One of the issues I have been trying very hard to understand is the financial crisis that has embraced America (and to a larger extent, the whole world). So, perhaps if I put my thoughts out there and garner feedback from whoever's listening, I (and hopefully you) can come to a better understanding of what's going on.
Now, I need to open by pointing out that I am a left-leaning liberal. I want to make this post as objective as possible, but because of this make-up of the humors in my body, I am more easily convinced of one line of reasoning than another. This is why I invite all points of view. Keep in mind that I am not here to pick a fight, so please don't try to start one with me.
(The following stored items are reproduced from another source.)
SIGNATURES = {
    "mm_last_error": (C.c_char_p, []),
    "mm_abi_version": (c_i32, []),
    "mm_build_hash": (C.c_char_p, []),
    "mm_launch_count": (c_i64, []),
    "mm_launch_count_reset": (None, []),
    "mm_set_act_format": (None, [c_i32]),
    "mm_get_act_format": (c_i32, []),
    "mm_gemm_fwd": (c_i32, [C.POINTER(GemmArgs), c_vp]),
    "mm_gemm_plan": (c_i32, [C.POINTER(GemmArgs), C.POINTER(GemmPlan)]),
    "mm_splitk_reduce": (c_i32, [c_vp, c_i32, c_i32, c_i32, c_vp, c_vp, c_i64, c_i32, c_vp]),
    "mm_attn_fwd": (c_i32, [C.POINTER(AttnArgs), c_vp]),
    "mm_rmsnorm_fwd": (c_i32, [c_vp, c_vp, c_vp, c_i32, c_i32, c_f32, c_vp]),
    "mm_rms_rstd": (c_i32, [c_vp, c_vp, c_i32, c_i32, c_f32, c_vp]),
    "mm_layernorm_fwd": (c_i32, [c_vp, c_i64, c_vp, c_vp, c_vp, c_i64, c_i32, c_i32, c_f32, c_vp]),
    "mm_embed_gather": (c_i32, [c_vp, c_i32, c_i32, c_vp, c_i64, c_vp, c_i64, c_vp]),
    "mm_splice_prefix": (c_i32, [c_vp, c_vp, c_vp, c_i32, c_i32, c_i32, c_i32, c_vp, c_vp, c_vp, c_vp, c_vp]),
    "mm_patchify": (c_i32, [c_vp, c_i32, c_i32, c_i32, c_i32, c_i32, c_vp, c_i64, c_vp]),
    "mm_transpose_pad": (c_i32, [c_vp, c_i32, c_i32, c_i32, c_i32, c_vp, c_vp]),
    "mm_add_rows": (c_i32, [c_vp, c_i64, c_vp, c_i64, c_i32, c_vp, c_i64, c_i32, c_i32, c_vp]),
    "mm_cast_bf16_f16": (c_i32, [c_vp, c_i64, c_vp, c_i64, c_i32, c_i32, c_vp]),
    "mm_copy_rows": (c_i32, [c_vp, c_i64, c_vp, c_i64, c_i32, c_i32, c_vp]),
    "mm_align_fwd": (c_i32, [C.POINTER(AlignArgs), c_vp]),
    "mm_align_workspace_bytes": (c_i64, [c_i32, c_i32]),
    "mm_kv_append": (c_i32, [c_vp, c_i64, c_i32, c_i32, c_i32, c_vp, c_i32, c_i32, c_vp, c_vp]),
    "mm_gemm_streamk_workspace_bytes": (c_i64, []),
    "mm_gemm_streamk_mode": (c_i32, [c_i32]),
    "mm_gemm_overlap_mode": (c_i32, [c_i32]),
    "mm_thin_fused": (c_i32, [C.POINTER(ThinArgs), c_vp]),
    "mm_argmax_rows": (c_i32, [c_vp, c_i64, c_i32, c_i32, c_vp, c_vp]),
    "mm_sample_rows": (c_i32, [c_vp, c_i64, c_i32, c_i32, c_vp, c_f32, c_f32, c_i32, c_f32, c_i32, c_vp, c_vp, c_vp, c_vp]),
    "mm_rope_rows": (c_i32, [c_vp, c_i64, c_i32, c_i32, c_vp, c_vp, c_i32, c_vp, c_vp]),
    "mm_rmsnorm_bwd": (c_i32, [c_vp, c_vp, c_vp, c_vp, c_vp, c_vp, c_vp, c_vp, c_i32, c_i32, c_vp]),
    "mm_rmsnorm_bwd_parts": (c_i32, [c_i32]),
    "mm_swiglu_fwd": (c_i32, [c_vp, c_vp, c_vp, c_i64, c_vp]),
    "mm_swiglu_bwd": (c_i32, [c_vp, c_vp, c_vp, c_vp, c_vp, c_i64, c_vp]),
    "mm_attn_softmax_bwd": (c_i32, [c_vp, c_vp, c_vp, c_vp, c_i32, c_i32, c_i32, c_i32, c_i64, c_f32, c_i32, c_vp, c_f32, c_vp,
                                    c_u32, c_vp]),
    "mm_attn_softmax_fwd": (c_i32, [c_vp, c_vp, c_i32, c_i32, c_i32, c_i32, c_i64, c_f32, c_i32, c_vp, c_f32, c_vp, c_u32, c_vp]),
    "mm_align_dropout_fwd": (c_i32, [c_vp, c_vp, c_i64, c_vp, c_vp, c_vp, c_vp, c_vp, c_i32, c_i32, c_f32, c_vp, c_u32, c_vp]),
    "mm_dropout_mask": (c_i32, [c_vp, c_i64, c_i32, c_i32, c_f32, c_vp, c_u32, c_vp]),
    "mm_ce_bwd": (c_i32, [c_vp, c_vp, c_vp, c_i32, c_i32, c_i32, c_vp, c_f32, c_vp, c_vp]),
    "mm_embed_scatter_add": (c_i32, [c_vp, c_i64, c_vp, c_i64, c_i32, c_i32, c_vp, c_vp]),
    "mm_colsum": (c_i32, [c_vp, c_i64, c_i32, c_i32, c_vp, c_vp]),
    "mm_adamw": (c_i32, [c_vp, c_vp, c_vp, c_vp, c_vp, c_i64, c_f32, c_f32, c_f32, c_f32, c_f32, c_i32, c_vp, c_f32, c_vp,
                         c_vp, c_vp, c_vp]),
    "mm_adamw_host": (c_i32, [c_vp, c_vp, c_vp, c_vp, c_vp, c_i64, c_f32, c_f32, c_f32, c_f32, c_f32, c_i32, c_vp, c_f32,
                              c_vp, c_vp, c_vp, c_vp]),
    "mm_lr_schedule": (c_i32, [c_vp, C.c_double, c_i32, c_i32, c_i32, c_vp, c_vp]),
    "mm_host_alloc": (c_i32, [c_i64, C.POINTER(c_vp), C.POINTER(c_vp)]),
    "mm_host_free": (c_i32, [c_vp]),
    "mm_grad_sumsq_parts": (c_i32, [c_i64]),
    "mm_grad_sumsq": (c_i32, [c_vp, c_i64, c_i32, c_vp, c_vp, c_vp]),
    "mm_loss_scale_update": (c_i32, [c_vp, c_vp, c_f32, c_i32, c_i32, c_i32, c_f32, c_vp]),
    "mm_image_preprocess": (c_i32, [C.POINTER(ImageArgs), c_vp]),
    "mm_log_mel": (c_i32, [c_vp, c_i32, c_vp, c_vp, c_vp, c_vp, c_vp, c_i32, c_vp]),
    "mm_align_softmax_bwd": (c_i32, [c_vp, c_i64, c_vp, c_i64, c_vp, c_vp, c_vp, c_vp, c_f32, c_vp, c_vp, c_i64, c_vp, c_i32,
                                     c_i32, c_f32, c_vp, c_u32, c_vp]),
    "mm_head_weighted_colsum": (c_i32, [c_vp, c_i64, c_i32, c_vp, c_i64, c_i32, c_i32, c_i32, c_vp, c_vp]),
    "mm_window_gather_add": (c_i32, [c_vp, c_i32, c_i32, c_i32, c_i32, c_i32, c_i32, c_vp, c_vp]),
    "mm_cast_f16_bf16": (c_i32, [c_vp, c_i64, c_vp, c_i64, c_i32, c_i32, c_vp]),
    "mm_nccl_unique_id": (c_i32, [c_vp]),
    "mm_nccl_init": (c_i32, [c_vp, c_i32, c_i32]),
    "mm_nccl_allreduce": (c_i32, [c_vp, c_i64, c_i32, c_i32, c_vp]),
    "mm_nccl_destroy": (c_i32, []),
    "mm_ce_loss": (c_i32, [c_vp, c_vp, c_i32, c_i32, c_i32, c_vp, c_vp, c_vp]),
    "mm_lora_down": (c_i32, [C.POINTER(LoraArgs), c_vp]),
    "mm_lora_up": (c_i32, [C.POINTER(LoraArgs), c_vp]),
    "mm_lora_bwd_dy": (c_i32, [C.POINTER(LoraArgs), c_vp]),
    "mm_lora_bwd_x": (c_i32, [C.POINTER(LoraArgs), c_vp]),
    "mm_lora_workspace_bytes": (c_i64, [C.POINTER(LoraArgs), c_i32]),
}

NULLABLE_BEFORE_STREAM = {"mm_adamw": 1, "mm_adamw_host": 1}

_lib = None
ABI_VERSION = 8


class _NullableBeforeStream:

    def __init__(self, fn, n_opt: int):
        self._fn, self._n_opt = fn, n_opt

    def __call__(self, *args):
        n = len(self._fn.argtypes)
        if n - self._n_opt <= len(args) < n:
            args = args[:-1] + (None,) * (n - len(args)) + args[-1:]
        return self._fn(*args)

    def __getattr__(self, name):
        return getattr(self._fn, name)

I freely admit I don't entirely know what I'm talking about.
I hope to continue what I write here into a series of self-indulgent dissertations, but my track record for staying dedicated to anything of the e-variety is not very good. Still, I am feeling more expressive of late - possibly due to the upping of my Zoloft prescription - and I may surprise even myself.
Here is what I've come to understand:
Although I am sure if I tried I could trace back the causes of this mess into the Precambrian era, I am just going to go back to the Great Depression. After the stock market crash of 1929 and the following Depression, the government decided that tighter regulations had to be placed on financial institutions. I can't recall all of the regulations, but one of note is the separation of commercial and investment banks.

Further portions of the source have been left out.